To find \( (PQ)' \), we first compute the product \( PQ \) where:

• \( P \) is a column matrix of order \( 3 \times 1 \)
• \( Q \) is a row matrix of order \( 1 \times 3 \)

The product \( PQ \) will be a \( 3 \times 3 \) matrix given by:

\[PQ = \begin{bmatrix}-1 \\2 \\1\end{bmatrix}\times\begin{bmatrix}2 & -4 & 1\end{bmatrix}=\begin{bmatrix}-2 & 4 & -1 \\4 & -8 & 2 \\2 & -4 & 1\end{bmatrix}\]

Next, we find the transpose \( (PQ)' \):

\[(PQ)' = \begin{bmatrix}-2 & 4 & -1 \\4 & -8 & 2 \\2 & -4 & 1\end{bmatrix}'=\begin{bmatrix}-2 & 4 & 2 \\4 & -8 & -4 \\-1 & 2 & 1\end{bmatrix}\]

Thus, the correct answer is:

\[\begin{bmatrix}-2 & 4 & 2 \\4 & -8 & -4 \\-1 & 2 & 1\end{bmatrix}\]

Answer 2

To solve for \((PQ)^T\), we need to perform several steps. First, compute the product of matrices \(P\) and \(Q\), then transpose the resulting matrix. 

Given matrices:

\(P = \begin{bmatrix} -1 \\ 2 \\ 1 \end{bmatrix}\)

\(Q = \begin{bmatrix} 2 & -4 & 1 \end{bmatrix}\)

Step 1: Calculate \(PQ\).

Since \(P\) is a column matrix (3x1) and \(Q\) is a row matrix (1x3), \(PQ\) will be a 3x3 matrix:

\(PQ = \begin{bmatrix} -1 \times 2 & -1 \times -4 & -1 \times 1 \\ 2 \times 2 & 2 \times -4 & 2 \times 1 \\ 1 \times 2 & 1 \times -4 & 1 \times 1 \end{bmatrix}\)

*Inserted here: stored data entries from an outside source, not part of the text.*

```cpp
extern "C" int arseg_conv_up2_c64_fwd(const arseg_conv_desc *d, const float *in, const float *w_packed, const float *scale, const float *bias, float *out,
                                      int max_wgs, arseg_stream_t stream) {
    if (!d) return ARSEG_EINVAL;
    if (d->N <= 0 || d->H <= 0 || d->W <= 0 || max_wgs < 0) return ARSEG_EINVAL;
    if (!conv_up2_c64_shape(d)) return ARSEG_EUNSUPPORTED;
    if (d->in_ld < 64 || (d->in_ld & 3) || d->out_ld < 64) return ARSEG_EINVAL;
    if (d->out_ld & 3) return ARSEG_EUNSUPPORTED;
    if (d->act != ARSEG_ACT_NONE && d->act != ARSEG_ACT_RELU && d->act != ARSEG_ACT_PRELU && d->act != ARSEG_ACT_SIGMOID) return ARSEG_EINVAL;
    ARSEG_CHECK_PTR(in); ARSEG_CHECK_PTR(w_packed); ARSEG_CHECK_PTR(out);
    if (!ARSEG_ALIGNED16(in) || !ARSEG_ALIGNED16(w_packed)) return ARSEG_EINVAL;
    if (!ARSEG_ALIGNED16(out)) return ARSEG_EUNSUPPORTED;
    void *rf = d->range_flag;
    if (rf && (reinterpret_cast<uintptr_t>(rf) & 3)) return ARSEG_EINVAL;
    const long long ib = conv_up2_c64_in_bytes(d), ob = conv_up2_c64_out_bytes(d);
    if ((long long)d->N * d->H * d->W > (1ll << 30) || ib >= (1ll << 31) || ob >= (1ll << 31)) return ARSEG_EUNSUPPORTED;
    Up2Params p;
    p.in = in; p.w = w_packed; p.scale = scale; p.bias = bias; p.out = out;
    p.H = d->H; p.W = d->W; p.in_ld = d->in_ld; p.out_ld = d->out_ld;
    p.tiles_x = arseg_cdiv(d->W, TW); p.tiles_y = arseg_cdiv(d->H, TH); p.ntiles = d->N * p.tiles_x * p.tiles_y;
    p.act = d->act; p.slope = d->prelu_slope;
    p.range_flag = reinterpret_cast<unsigned *>(rf);
    p.range_limit = d->range_limit > 0.0f ? d->range_limit : 65504.0f;
    p.in_bytes = (unsigned)ib; p.w_bytes = (unsigned)(64 * KT * 128); p.out_bytes = (unsigned)ob;
    hipStream_t hs = arseg_stream(stream);
    static ArsegSmemAttr attr;
    if (int e = arseg_allow_smem(attr, reinterpret_cast<const void *>(conv_up2_c64_kernel), 2 * BUFB)) return e;
    const int cus = arseg_cu_count(max_wgs), grid = p.ntiles < cus ? p.ntiles : cus;
    hipLaunchKernelGGL(conv_up2_c64_kernel, dim3(grid), dim3(NT), 2 * BUFB, hs, p);
    return arseg_launch_status();
}
```

Before: 2384.

## Prefetch next tile before staging and use lighter barriers in up2 conv

The staging warps now double-buffer global loads into registers (rn/nflag) and issue the next tile's loads before staging the current one, so the load latency overlaps the upsample math. __syncthreads is replaced with a custom barrier that waits only on LDS counters, so outstanding stores and loads are not drained at each tile boundary. The epilogue hoists address computation, uses fma, and specialises on activation type. The bilinear mix is rewritten with fma and a swapped operand order for the first iteration, which may change rounding. The extra register arrays raise pressure on the staging threads.

```diff
diff --git a/ar-seg_amd/csrc/conv_up2_c64.hip b/ar-seg_amd/csrc/conv_up2_c64.hip
--- a/ar-seg_amd/csrc/conv_up2_c64.hip
+++ b/ar-seg_amd/csrc/conv_up2_c64.hip
@@ -1,6 +1,7 @@
 #include "arseg_device.h"
 #include "conv_plans.h"
 #include <cmath>
+#include <type_traits>
 
 namespace {
 
@@ -39,6 +40,14 @@
     return TilePos{img, ty * TH, (rem - ty * p.tiles_x) * TW};
 }
 
+__device__ __forceinline__ void tile_barrier() {
+    asm volatile("s_waitcnt lgkmcnt(0)" ::: "memory");
+    __builtin_amdgcn_sched_barrier(0);
+    __builtin_amdgcn_s_barrier();
+    __builtin_amdgcn_sched_barrier(0);
+    asm volatile("" ::: "memory");
+}
+
 template <int ROLE>
 __device__ __forceinline__ void up2_role(const Up2Params &p, unsigned char *lds) {
     const TileRun run = tile_run(p.ntiles);
@@ -58,8 +67,8 @@
             upx[it] = b < NBLK ? 2 * by[it] * PW + 2 * bx[it] : -1;
         }
         const int p16 = ptid & 15;
-        u32x4 rq[MAXU][4];
-        int uflag[MAXU];
+        u32x4 rq[MAXU][4], rn[MAXU][4];
+        int uflag[MAXU], nflag[MAXU];
         auto load_quads = [&](int t) {
             const TilePos tp = tile_pos(p, t);
 #pragma unroll
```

Simplifying each element gives:

\(PQ = \begin{bmatrix} -2 & 4 & -1 \\ 4 & -8 & 2 \\ 2 & -4 & 1 \end{bmatrix}\)

Step 2: Transpose the matrix \(PQ\).

The transpose of a matrix is obtained by swapping its rows and columns, so \((PQ)^T\) is:

\((PQ)^T = \begin{bmatrix} -2 & 4 & 2 \\ 4 & -8 & -4 \\ -1 & 2 & 1 \end{bmatrix}\)

Therefore, the final result for \((PQ)^T\) is:

\(\begin{bmatrix} -2 & 4 & 2 \\ 4 & -8 & -4 \\ -1 & 2 & 1 \end{bmatrix}\)